What you will do
For the entries that follow, say how many lines hold the string "struct", with nothing else in the reply.

[Collected data]
## Files before the change

### include/tb_capi.h

```cpp
#ifndef TB_CAPI_H
#define TB_CAPI_H

#include "tb_types.h"

#ifdef __cplusplus
extern "C" {
#endif

typedef struct tb_ctx tb_ctx;
typedef struct tb_extractor tb_extractor;

int tb_create(int device, tb_ctx** out);
void tb_destroy(tb_ctx* ctx);
const char* tb_last_error(const tb_ctx* ctx);
const char* tb_strerror(int code);
const char* tb_version(void);
int tb_set_stream(tb_ctx* ctx, void* hip_stream);
int tb_synchronize(tb_ctx* ctx);
int tb_profile_enable(tb_ctx* ctx, int on);
int tb_profile_only(tb_ctx* ctx, const char* kernel);
int tb_pack_rows_dev(tb_ctx* ctx, const void* src, int row_bytes, int cap, const int32_t* counts, int nframes, void* dst,
                     long long* total);
int tb_set_concurrency(tb_ctx* ctx, int peers);
int tb_measure_copy_seconds(tb_ctx* ctx, const void* d_src, void* d_dst, size_t bytes, int reps, double* seconds);
int tb_debug_force_dense_fast(tb_ctx* ctx, int on);
int tb_profile_report(tb_ctx* ctx, char* buf, int cap);

int tb_scale_factors(int nlevels, float scale, float* sf, float* inv_sf, float* sigma2, float* inv_sigma2);
int tb_pyramid_sizes(int width, int height, int nlevels, const float* sf, int* widths, int* heights);
int tb_orb_quotas(int nlevels, const float* sf, int target, int* quotas);

int tb_extractor_create(tb_ctx* ctx, int width, int height, int nlevels, const float* sf,
                        const int* widths, const int* heights,
                        int max_images, int max_target, tb_extractor** out);
void tb_extractor_destroy(tb_extractor* ex);
int tb_extractor_set_images_host(tb_extractor* ex, const uint8_t* images, int n, int stride, size_t pitch);
int tb_extractor_set_images_dev(tb_extractor* ex, const uint8_t* dev_images, int n, int stride, size_t pitch);
int tb_extractor_set_levels_host(tb_extractor* ex, int index, const uint8_t* const* levels, const int* strides);
int tb_extractor_build_pyramid(tb_extractor* ex, int n);
int tb_extractor_get_level_host(tb_extractor* ex, int index, int level, uint8_t* out, int out_stride);
int tb_extractor_orb(tb_extractor* ex, int n, int target, float init_th, float min_th, int quota_mode,
                     const tb_keypoint* exit_keys, int n_exit);
int tb_extractor_fastgrid(tb_extractor* ex, int n, const float* inv_sf, int target, float threshold,
                          const uint8_t* occupancy, int n_occupancy);
int tb_extractor_counts_host(tb_extractor* ex, int n, int* counts);
int tb_extractor_results_host(tb_extractor* ex, int index, tb_keypoint* kps, uint8_t* desc, int cap, int* count);
int tb_extractor_results_dev(tb_extractor* ex, const tb_keypoint** kps, const uint8_t** desc,
                             const int32_t** counts, int* kp_capacity);
int tb_extractor_copy_results_dev(tb_extractor* ex, int n, tb_keypoint* kps, uint8_t* desc, int32_t* counts, int cap);
int tb_extractor_candidates_host(tb_extractor* ex, int index, int level, tb_corner* out, int cap, int* count);

int tb_pyramid(tb_ctx* ctx, const uint8_t* image, int width, int height, int stride, int nlevels,
               const float* sf, uint8_t* const* levels_out, const int* strides_out);
int tb_fast_detect(tb_ctx* ctx, const uint8_t* image, int width, int height, int stride, int threshold,
                   int nms, tb_corner* out, int cap, int* count);
int tb_orb_extract(tb_ctx* ctx, const uint8_t* const* levels, const int* widths, const int* heights,
                   const int* strides, int nlevels, const float* sf, int target, float init_th, float min_th,
                   const tb_keypoint* exit_keys, int n_exit, int use_quotas, int* quotas_inout,
                   tb_keypoint* kps, uint8_t* desc, int cap, int* count);
int tb_fastgrid_extract(tb_ctx* ctx, const uint8_t* const* levels, const int* widths, const int* heights,
                        const int* strides, int nlevels, const float* inv_sf, int target, float threshold,
                        const uint8_t* occupancy, int n_occupancy, tb_keypoint* kps, int cap, int* count);

int tb_descriptor_distance(const uint8_t* a, const uint8_t* b);
void tb_three_maxima(const int* bin_sizes, int nbins, int* ind1, int* ind2, int* ind3);
int tb_match_bf(tb_ctx* ctx, const uint8_t* d1, int n1, const uint8_t* d2, int n2, int crosscheck,
                tb_match* out, int cap, int* count);
int tb_search_by_bf(tb_ctx* ctx, const uint8_t* d1, int n1, const uint8_t* d2, int n2, float ratio,
                    float min_th, tb_match* out, int cap, int* count);
int tb_search_by_bf_batch_dev(tb_ctx* ctx, int npairs, const uint8_t* desc1, const int32_t* counts1,
                              const uint8_t* desc2, const int32_t* counts2, size_t set_pitch,
                              float ratio, float min_th, tb_match* out, int cap, int32_t* out_counts);

typedef struct tb_lsh tb_lsh;
int tb_lsh_draw_bits(int tables, int key_size, uint64_t seed, uint16_t* out);
int tb_lsh_create(tb_ctx* ctx, int tables, int key_size, int multi_probe_level, uint64_t seed, const uint16_t* bits,
                  tb_lsh** out);
void tb_lsh_destroy(tb_lsh* lsh);
int tb_lsh_info(const tb_lsh* lsh, int* tables, int* key_size, int* multi_probe_level, uint16_t* bits);
int tb_match_lsh(tb_ctx* ctx, const tb_lsh* lsh, const uint8_t* d1, int n1, const uint8_t* d2, int n2, tb_match* out, int cap,
                 int* count);
int tb_search_by_nn(tb_ctx* ctx, const tb_lsh* lsh, const uint8_t* d1, int n1, const uint8_t* d2, int n2, float ratio,
                    float min_th, tb_match* out, int cap, int* count);
int tb_search_by_nn_batch_dev(tb_ctx* ctx, const tb_lsh* lsh, int npairs, const uint8_t* desc1, const int32_t* counts1,
                              const uint8_t* desc2, const int32_t* counts2, size_t set_pitch, float ratio, float min_th,
                              tb_match* out, int cap, int32_t* out_counts);
int tb_search_by_violence(tb_ctx* ctx, const tb_keypoint* k1, const uint8_t* d1, int n1,
                          const tb_keypoint* k2, const uint8_t* d2, int n2, int img2_width, int img2_height,
                          int min_level, int max_level, float radius, int th_low, float nratio,
                          int histo_len, int check_orientation, tb_match* out, int cap, int* count);

int tb_search_by_bow(tb_ctx* ctx, const tb_keypoint* k1, const uint8_t* d1, int n1, const uint32_t* nodes1, const int32_t* start1,
                     const uint32_t* items1, int nn1, const tb_keypoint* k2, const uint8_t* d2, int n2, const uint8_t* has_mp2,
                     const uint32_t* nodes2, const int32_t* start2, const uint32_t* items2, int nn2, int map_point_only, int th_low,
                     float nratio, int histo_len, int check_orientation, tb_match* out, int cap, int* count);

int tb_search_by_projection(tb_ctx* ctx, const float Tcw1[16], const tb_camera* cam1, int img1_width, int img1_height,
                            const tb_keypoint* k1, const uint8_t* d1, const uint8_t* taken1, int n1,
                            const tb_keypoint* k2, const tb_mappoint* mp2, const uint8_t* mp2_desc, int n2,
                            const float* scale_factors, int nlevels, float nratio, int th_high, int histo_len,
                            int check_orientation, tb_match* out, int cap, int* count);
int tb_search_by_projection_map(tb_ctx* ctx, const float Tcw1[16], const tb_camera* cam1, int img1_width, int img1_height,
                                const tb_keypoint* k1, const uint8_t* d1, const uint8_t* taken1, int n1,
                                const tb_mappoint* mps, const uint8_t* mp_desc, int nmp,
                                const float* scale_factors, int nlevels, float nratio, float radio, int th_high,
                                tb_match* out, int cap, int* count);
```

Expected answer
3